The Alaska Legislature passed a Medicaid reform law last year to make the state's health spending more effective and accountable. The Department of Health and Human Services is reviewing proposals to run the system and expects to announce a decision in the fall that could transform how care is delivered.

Before the reform, Alaska's Medicaid payment system was in disarray. But it already competed well on cost with private insurance.

The cost to cover a person on Medicaid is less than the average Alaskan spends on health care.

Even including high expenses for aged and disabled individuals, Alaska Medicaid costs about $10,000 a year for each covered person, according to the Kaiser Family Foundation. The average cost for care in Alaska was $11,000. (Those are fiscal year 2014 figures.)

Medicaid is intended to cover people with low incomes and few assets. That includes poor families, people on Social Security disability, and the elderly in long-term care.

Medicare is the health care system for the elderly, but it only covers 30 days of nursing home care. After that, elders have to pay down their assets until they are poor enough to qualify for Medicaid.
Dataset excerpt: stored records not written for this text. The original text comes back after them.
void sg_conv_wgrad(const void* x, const void* dy, void* dw_out, int N, int H, int W, int C, int K, int R, int S,
                   int Ho, int Wo, int sh, int sw, int ph, int pw, int dh, int dw, int splits, hipStream_t s) {
  GemmArgs p{};
  p.g = make_geom(N, H, W, C, K, R, S, Ho, Wo, sh, sw, ph, pw, dh, dw);
  p.M = K; p.N = R * S * C; p.K = N * Ho * Wo;
  p.a = (const bf16*)dy; p.lda = K; p.b = (const bf16*)x; p.ldb = 0;
  p.c = dw_out; p.ldc = R * S * C; p.alpha = 1.f; p.beta = 0.f; p.bias = nullptr; p.relu = 0;
  p.a_bytes = extent_bytes((int64_t)N * Ho * Wo * K);
  p.b_bytes = extent_bytes((int64_t)N * H * W * C);
  int BM, BN, sp;
  int mode = g_tune[0], extra = g_tune[3];
  if (mode == 5) {
    if (R * S > 1) {
      mode = 4;
      extra += K <= 128 ? 2 : 1;
    } else {
      mode = (sh > 1 || sw > 1 || C == 2 * K) ? 1 : 4;
    }
  }
  pick_wgrad(p.M, p.N, p.K, mode, BM, BN, sp);
  if (extra > 0) {
    const int nkt = (p.K + BK - 1) / BK;
    for (int i = 0; i < extra && sp * 2 <= nkt; ++i) sp *= 2;
  }
  const bool big = g_tune[5] && p.M >= 128 && p.N >= 128 && splits <= 0 && !sg_bn_deterministic();
  if (big) {
    const int tiles = ((p.M + 127) / 128) * ((p.N + 127) / 128);
    const int nkt = (p.K + BK - 1) / BK;
    const int target = g_tune[10] > 0 ? g_tune[10] : R * S > 1 ? 1024 : 512;
    sp = 1;
    while (tiles * sp < target && sp * 2 * 4 <= nkt) sp *= 2;
    if (g_tune[13] && g_tune[10] <= 0) sp = wgrad_splits_q(tiles, nkt, sp);
    if (g_tune[12] > 0) sp = g_tune[12];
    if (g_tune[15] == 1 && p.M >= 256 && (p.M & 255) == 0) {
      const int t2 = ((p.M + 255) / 256) * ((p.N + 127) / 128);
      int sp2 = 1;
      while (t2 * sp2 < target && sp2 * 2 * 4 <= nkt) sp2 *= 2;
      if (g_tune[13] && g_tune[10] <= 0) sp2 = wgrad_splits_q(t2, nkt, sp2, 1);
      if (g_tune[12] > 0) sp2 = g_tune[12];
      p.k_per_split = kps(p.K, sp2);
      launch_t<256, 128, LM_KOUTER, LM_WGRAD_B, OUT_F32_ATOMIC, 512, 4, 2, 3>(p, t2, 1, sp2, s);
      return;
    }
    if (g_tune[15] == 1 && g_tune[17] == 1 && p.M < 256 && p.N >= 256) {
      const int t2 = ((p.M + 127) / 128) * ((p.N + 255) / 256);
      int sp2 = 1;
      while (t2 * sp2 < target && sp2 * 2 * 4 <= nkt) sp2 *= 2;
      if (g_tune[13] && g_tune[10] <= 0) sp2 = wgrad_splits_q(t2, nkt, sp2, 1);
      if (g_tune[12] > 0) sp2 = g_tune[12];
      p.k_per_split = kps(p.K, sp2);
      launch_t<128, 256, LM_KOUTER, LM_WGRAD_B, OUT_F32_ATOMIC, 512, 2, 4, 3>(p, t2, 1, sp2, s);
      return;
    }
    p.k_per_split = kps(p.K, sp);
    launch_t<128, 128, LM_KOUTER, LM_WGRAD_B, OUT_F32_ATOMIC, 512, 2, 4, 2>(p, tiles, 1, sp, s);
    return;
  }
  if (splits > 0) sp = splits;
  if (sg_bn_deterministic()) sp = 1;
  p.k_per_split = kps(p.K, sp);
  launch_tile<LM_KOUTER, LM_WGRAD_B, OUT_F32_ATOMIC>(p, p.M, BM, BN, sp, s, 1, 0);
}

In the perverse language of health care, an elder who has too much money for Medicaid is called "over-resourced."

If you're single, the nursing home gets everything you own except your house and car, including investments, real estate or anything else you might have left to your heirs. If you're married, your spouse gets to keep many of the assets.

It's like a reverse lottery. For the family to keep their parents' life savings, the second parent to die has to go quickly.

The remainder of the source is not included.